Thanks, your opinion just the same as me. I’m using Excel and R together to analyze data, Excel helps me in the data editor and R for analyzing. In fact, R and Excel are just the tools, the most important for data analysis is the mindset and suitable theory to tell the audience a story based on boring data, don’t you think?
I’m new to R, but one of the reasons I’m learning/using it is that I need to produce analyses that other people can understand. For instance I was recently faced with a spreadsheet analysis of a bunch of measured performance data for an integrated circuit. The spreadsheet was a work of art, but absolutely IMPOSSIBLE to understand (all sorts of lookups, tables made from other tables, many sheets, etc). In fact, once I painfully stepped through it I discovered an error that was so buried that no normal person would ever have seen it. The difference between R and Excel in this case is that even though R requires me to screw on my head differently, I can write comments! And I can use well named variables! And I can create something that somebody else can understand, critique, and modify even if they don’t completely understand the syntax. And even more importantly my data collection is not directed by the spreadsheet (one IC designer told me “don’t you dare change anything about the order or quantity of data taken in this test because it took me weeks to get that spreadsheet right and you’ll break it if you change the… Read more »

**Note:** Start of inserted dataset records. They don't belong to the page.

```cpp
bool RunSpineComponents(const SpineInput& in, const WorkerArgs& wa, MergeScratch& S, hipStream_t s,
                        const SpineWorkers& run_workers, size_t pool_used, int depth) {
  const int K = (int)in.segs.size();
  if (K == 0) return false;
  std::vector<int32_t> base(K + 1, 0), off(K);
  for (int k = 0; k < K; ++k) {
    base[k + 1] = base[k] + in.segs[k].cnt;
    off[k] = in.segs[k].off;
  }
  const int mE = base[K];
  VSG_REQUIRE(mE < (1 << 27), -4, "spine: too many edges for the stamped ranks");
  double tph[8] = {0};
  auto Mark = [&](int i) {
    if (!S.spine_debug) return;
    VSG_HIP(hipStreamSynchronize(s));
    tph[i] = std::chrono::duration<double, std::milli>(std::chrono::steady_clock::now().time_since_epoch()).count();
  };
  Mark(0);
  SpinePaths& sp = S.sp;
  if (pool_used >= S.spine_pool_ints) {
    ++sp.pool_fallbacks[0];
    return false;
  }
  ++sp.replays;
  sp.components += K;
  if (depth >= 1) ++sp.nested_replays;
  sp.deepest_level = std::max<int64_t>(sp.deepest_level, depth);
  Pool pool{S.spine_pool + pool_used, S.spine_pool_ints - pool_used};
  int32_t* d_base = pool.take(K + 1);
  int32_t* d_off = pool.take(K);
  int32_t* root_vertex = pool.take(K);
  int32_t* comp_spine = pool.take(K + 1);
  unsigned long long* root_key = reinterpret_cast<unsigned long long*>(TakeZeroed(S, 2 * (size_t)K));
  int32_t* scalars = pool.take(64);
  int32_t* eu = pool.take(mE);
  int32_t* ev = pool.take(mE);
  int32_t* estate = pool.take(mE);
  int32_t* flag = pool.take(mE);
  int32_t* scan = pool.take(mE);
  int32_t* side_key = pool.take(mE);
  int32_t* spine_flag = pool.take(mE);
  if (!pool.ok) {
    ++sp.pool_fallbacks[1];
    return false;
  }
  int32_t* cc = S.cc;
  uint32_t* best = reinterpret_cast<uint32_t*>(S.nmap[0]);
  int32_t* firstq = S.nmap[1];
  int32_t* childidx = S.nmap[2];

  VSG_REQUIRE(d_off == d_base + (((size_t)K + 1 + 63) & ~(size_t)63), -4, "spine: off does not follow base in the pool");
  const size_t off_at = (size_t)(d_off - d_base);
  if (int32_t* src = TakeStageRing(S, off_at + K)) {
    std::copy(base.begin(), base.end(), src);
    std::fill(src + K + 1, src + off_at, 0);
    std::copy(off.begin(), off.end(), src + off_at);
    VSG_HIP(hipMemcpyAsync(d_base, src, (off_at + K) * sizeof(int32_t), hipMemcpyHostToDevice, s));
  } else {
    VSG_HIP(hipMemcpyAsync(d_base, base.data(), (K + 1) * sizeof(int32_t), hipMemcpyHostToDevice, s));
    VSG_HIP(hipMemcpyAsync(d_off, off.data(), K * sizeof(int32_t), hipMemcpyHostToDevice, s));
  }
  hipLaunchKernelGGL(k_spine_gather, dim3(Blocks(mE)), dim3(256), 0, s, mE, K, d_base, d_off, wa.s_ra,
                     wa.s_rb, eu, ev, estate, cc, best);
  hipLaunchKernelGGL(k_spine_pick_root, dim3(Blocks((size_t)K + (mE + kRootStride - 1) / kRootStride)), dim3(256), 0,
                     s, mE, K, eu, ev, d_base, wa.nodes, root_key);
  hipLaunchKernelGGL(k_spine_roots, dim3((K + 63) / 64), dim3(64), 0, s, K, root_key, root_vertex, childidx);

  int dbg_rounds = 0;
  auto NowMs = [] {
    return std::chrono::duration<double, std::milli>(std::chrono::steady_clock::now().time_since_epoch()).count();
  };
  const bool dbg_big = S.spine_debug && mE > (8 << 20);
  if (dbg_big) {
    VSG_HIP(hipStreamSynchronize(s));
    std::fprintf(stderr, "[vsg]   forest: gather+root %.2f ms\n", NowMs() - tph[0]);
  }
  {
    const size_t forest_mark = pool.mark();
    const int32_t* list = nullptr;
    const int32_t* list_len = nullptr;
    int n_list = mE;
    int32_t* lists[2] = {nullptr, nullptr};
    int which = 0;
    const int ahead_max = getenv("VSG_BOR_AHEAD") ? atoi(getenv("VSG_BOR_AHEAD")) : (4 << 20);
    const int compact_min = getenv("VSG_BOR_COMPACT_MIN") ? atoi(getenv("VSG_BOR_COMPACT_MIN")) : (1 << 16);
    MailSlot waiting[2];
    int n_waiting = 0;
    const int32_t* gate = nullptr;
    int32_t* len_words = scalars + 8;
    int32_t* gate_words = scalars + 12;
    int len_cur = 0;
    for (int round = 0;; ++round) {
      dbg_rounds = round;
      VSG_REQUIRE(round < 32, -4, "spine: the spanning forest did not converge");
      ++sp.forest_rounds;
      int32_t* d_ctr = TakeZeroed(S, 16 * kAliveSlots + 4);
      int32_t* d_next_len = len_words + (len_cur ^ 1);
      hipLaunchKernelGGL(k_bor_min, dim3(Blocks(n_list)), dim3(256), 0, s, n_list, list, list_len, round, eu, ev,
                         estate, cc, best, side_key, spine_flag, d_ctr, gate, d_next_len);
      const MailSlot m_alive = NextMail(*S.mail);
      hipLaunchKernelGGL(k_bor_hook, dim3(Blocks(n_list)), dim3(256), 0, s, n_list, list, list_len, round, eu, ev,
                         estate, cc, best, side_key, spine_flag, d_ctr, m_alive.dev, m_alive.seq, gate,
                         gate_words + (round & 1));
      gate = gate_words + (round & 1);
      waiting[n_waiting++] = m_alive;
      const int depth = n_list <= ahead_max ? 1 : 0;
      if (depth == 1) ++sp.forest_rounds_ahead;
      const double tr0 = dbg_big ? NowMs() : 0;
      int alive = -1;
      bool complete = false;
      while (n_waiting > depth) {
        MailWait(waiting[0], 1, &alive, s);
        waiting[0] = waiting[1];
        --n_waiting;
        if (alive == 0) {
          complete = true;
          break;
        }
      }
      if (dbg_big) std::fprintf(stderr, "[vsg]   forest round %d: %d in list, %d alive, %.2f ms\n", round, n_list, alive, NowMs() - tr0);
      if (complete) break;
      const bool compact = depth == 1 ? (round >= 1 && n_list > compact_min)
                                      : (alive < n_list / 2 && n_list > compact_min);
      if (!compact) continue;
      if (!lists[0]) {
        const size_t m = pool.mark();
        const size_t cap = depth == 1 ? (size_t)n_list : (size_t)alive;
        lists[0] = pool.take(cap);
        lists[1] = pool.take(cap);
        if (!pool.ok) {
          ++sp.forest_lists_refused;
          pool.ok = true;
          pool.release(m);
          lists[0] = lists[1] = nullptr;
        }
      }
      if (!lists[0]) continue;
      ++(depth == 1 ? sp.forest_compactions_ahead : sp.forest_compactions_sync);
      hipLaunchKernelGGL(k_bor_compact, dim3(Blocks(((size_t)n_list + kBorCompactPer - 1) / kBorCompactPer)),
                         dim3(256), 0, s, n_list, list, list_len, estate, lists[which], d_next_len);
      list = lists[which];
      list_len = d_next_len;
      len_cur ^= 1;
      which ^= 1;
      if (alive >= 0) n_list = std::min(n_list, alive);
    }
    pool.release(forest_mark);
  }
  Mark(1);
  const MailSlot m_mt = NextMail(*S.mail);
  FusedScan(S.scan, StateFlagValue{estate, 1}, FlagScanEmit{flag, scan}, TotalPostFinish{scalars + 1, m_mt.dev, m_mt.seq},
            mE, s);
  int mt = 0;
  MailWait(m_mt, 1, &mt, s);
  VSG_REQUIRE(mt > 0, -4, "spine: a component without tree edges");
  const int na = 2 * mt;
  int32_t* te_e = pool.take(mt);
  int32_t* child = pool.take(mt);
  int32_t* par = pool.take(mt);
  int32_t* jump[2] = {pool.take(mt), pool.take(mt)};
  int32_t* val[2] = {pool.take(mt), pool.take(mt)};
  int32_t* head = pool.take(mt);
  int32_t* sp_child = pool.take(mt);
  int32_t* sp_is_a = pool.take(mt);
  const size_t arcs_mark = pool.mark();

  uint32_t* ak_in = reinterpret_cast<uint32_t*>(pool.take(na));
  uint32_t* av_in = reinterpret_cast<uint32_t*>(pool.take(na));
  uint32_t* ak = reinterpret_cast<uint32_t*>(pool.take(na));
  uint32_t* av = reinterpret_cast<uint32_t*>(pool.take(na));
  int32_t* pos_arc = pool.take(na);
// ... 255 lines not shown
```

Excellent points! I’ve been in that situation enough times in my career — dealing with other people’s highly convoluted Excel spreadsheets that are really sensitive to the most trivial changes. The linearity of code ensures that you can read it from top to bottom to follow the logic.

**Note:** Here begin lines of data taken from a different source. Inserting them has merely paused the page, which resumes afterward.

static void geom(const int* w, int& kh, int& rbw, int& ncb, int& lds_bytes, int& act, int& drop) {
  const int* o = w + w[H_OPS_OFF];
  act = o[O_EACT];
  drop = o[O_EDROP];
  const int cin = o[O_K];
  const int cp = (cin + 7) & ~7;
  kh = cp / 2;
  rbw = o[O_FLAGS];
  ncb = o[O_MODE];
  const int T = 32;
  const int npr = ncb > 4 ? MLP2_MAXW : ncb;
  const int rest = 2 * MLP2_LAB + npr * T * 4 + T * 4 + ncb * MLP2_A1W + ncb * 128 + 4 + ncb * 64 * (ncb > 4 ? 4 : 3) + MLP2_RED + ncb * 128;
  lds_bytes = (2 * MLP2_XF + rest) * 4;
  const int pre = (MLP2_XF + rest) * 4 + MLP2_PRE_HALVES * 2;
  if (ncb > 4 && pre > lds_bytes) lds_bytes = pre;
}

static int lds_split(const int* w) {
  int kh, rbw, ncb, lds, act, drop;
  geom(w, kh, rbw, ncb, lds, act, drop);
  return lds;
}

static int launch_k(mlp2_fn k, int nw, int lds, const Args& a, int grid, hipStream_t s) {
  hipFuncSetAttribute((const void*)k, hipFuncAttributeMaxDynamicSharedMemorySize, lds);
  hipLaunchKernelGGL(k, dim3(grid), dim3(nw * 64), lds, s, a);
  return hipGetLastError() == hipSuccess ? 0 : 2;
}

static bool split_only() {
  const char* e = getenv("HPE_SPLIT_ONLY");
  return e && e[0] == '1';
}

#ifdef MLP2_BIG
template <int KH>
static mlp2_fn pick_r_act(int act, bool drop) {
  if (act == ACT_TANH) return drop ? mlp2r_kernel<KH, ACT_TANH, true> : mlp2r_kernel<KH, ACT_TANH, false>;
  if (act == ACT_SOFTSIGN) return drop ? mlp2r_kernel<KH, ACT_SOFTSIGN, true> : mlp2r_kernel<KH, ACT_SOFTSIGN, false>;
  return nullptr;
}
static mlp2_fn pick_r(const int* w) {
  const char* e = getenv("HPE_MLP2_ROWS");
  if ((e && e[0] == '0') || w[H_MODE] != MODE_TRAIN) return nullptr;
  const int* o = w + w[H_OPS_OFF];
  if (o[O_MODE] > MLP2R_NU || o[O_N] > 32 * MLP2R_NU || o[O_AUX2] != ACT_LINEAR) return nullptr;
  const int kh = ((o[O_K] + 7) & ~7) / 2;
  if (kh == 44 && o[O_K] == 88) return pick_r_act<44>(o[O_EACT], o[O_EDROP] >= 0);
  if (kh == 48) return pick_r_act<48>(o[O_EACT], o[O_EDROP] >= 0);
  return nullptr;
}
#else
static mlp2_fn pick_r(const int*) { return nullptr; }
#define MLP2R_LDS_FLOATS 0
#endif

static int launch_pair(const int* w, const Args& a, int grid, hipStream_t s) {
  int kh, rbw, ncb, lds, act, drop;
  geom(w, kh, rbw, ncb, lds, act, drop);
  if (hpe_exact_fp32() || !a.guard) {
    Args e = a;
    e.guard = nullptr;
    const int tv = hpe_tev_begin(s);
    const int rc = launch_k(pick(w), ncb, lds, e, grid, s);
    hpe_tev_end(s, tv);
    return rc;
  }
  const mlp2_fn kr = pick_r(w);
  const int tv = hpe_tev_begin(s);
  const bool contig = a.idx == nullptr && a.P >= 32;
  const int rc = kr ? launch_k(kr, 1, MLP2R_LDS_FLOATS * 4, a, grid, s) : launch_k(pick(w, true, contig), ncb, lds_split(w), a, grid, s);
  hpe_tev_end(s, tv);
  if (rc) return rc;
  if (split_only()) return 0;
  if (a.x_bound > 0.f && a.x_bound < SPLIT_DATA_RANGE) return 0;
  return launch_k(pick(w), ncb, lds, a, grid, s);
}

I am a long-time (25+ years) Excel user who is currently learning R. I am a Data Analyst by trade, and I also hold a Master’s degree in IT so I have a good understanding of programming concepts. I am still learning the R basics, but so far have seen nothing that can’t be done far more quickly and easily in Excel. After researching the advantages/disadvantages of R vs. Excel, those who lean towards R always overlook a critical piece of the puzzle when listing the drawbacks of Excel: Power Query (known as “Get & Transform” in Excel 2016 and later). Power Query allows you to create repeatable scripts using a point-and-click process. Write once, run repeatedly. You can also segregate the source data from your reports, pivot tables, charts, etc., so there’s no risk of your end users mucking about in the original data. If you use Excel extensively but you aren’t familiar with Power Query, get yourself a good book on the topic or take an online course straight away. It will forever change how you use Excel and interact with data. You’ll thank me someday, trust me. Want even more capabilities?
I should add that today there is a much higher limit on the size of the dataset you can work with in Excel using Power Query and/or Power Pivot. I’ve worked with tens of millions of rows of data in Power Query without noticeable performance issues. I’ve also created “live” connections to databases containing billions of records (Hadoop, ERP systems, etc.)
Anyone who thinks they can’t work with large datasets in Excel is still stuck in the “old school” ways of thinking. Microsoft has made massive strides in this area in recent years, so if you’re not aware of these new Power tools you really should avail yourself of them to see how they can totally transform the way you work with data in Excel.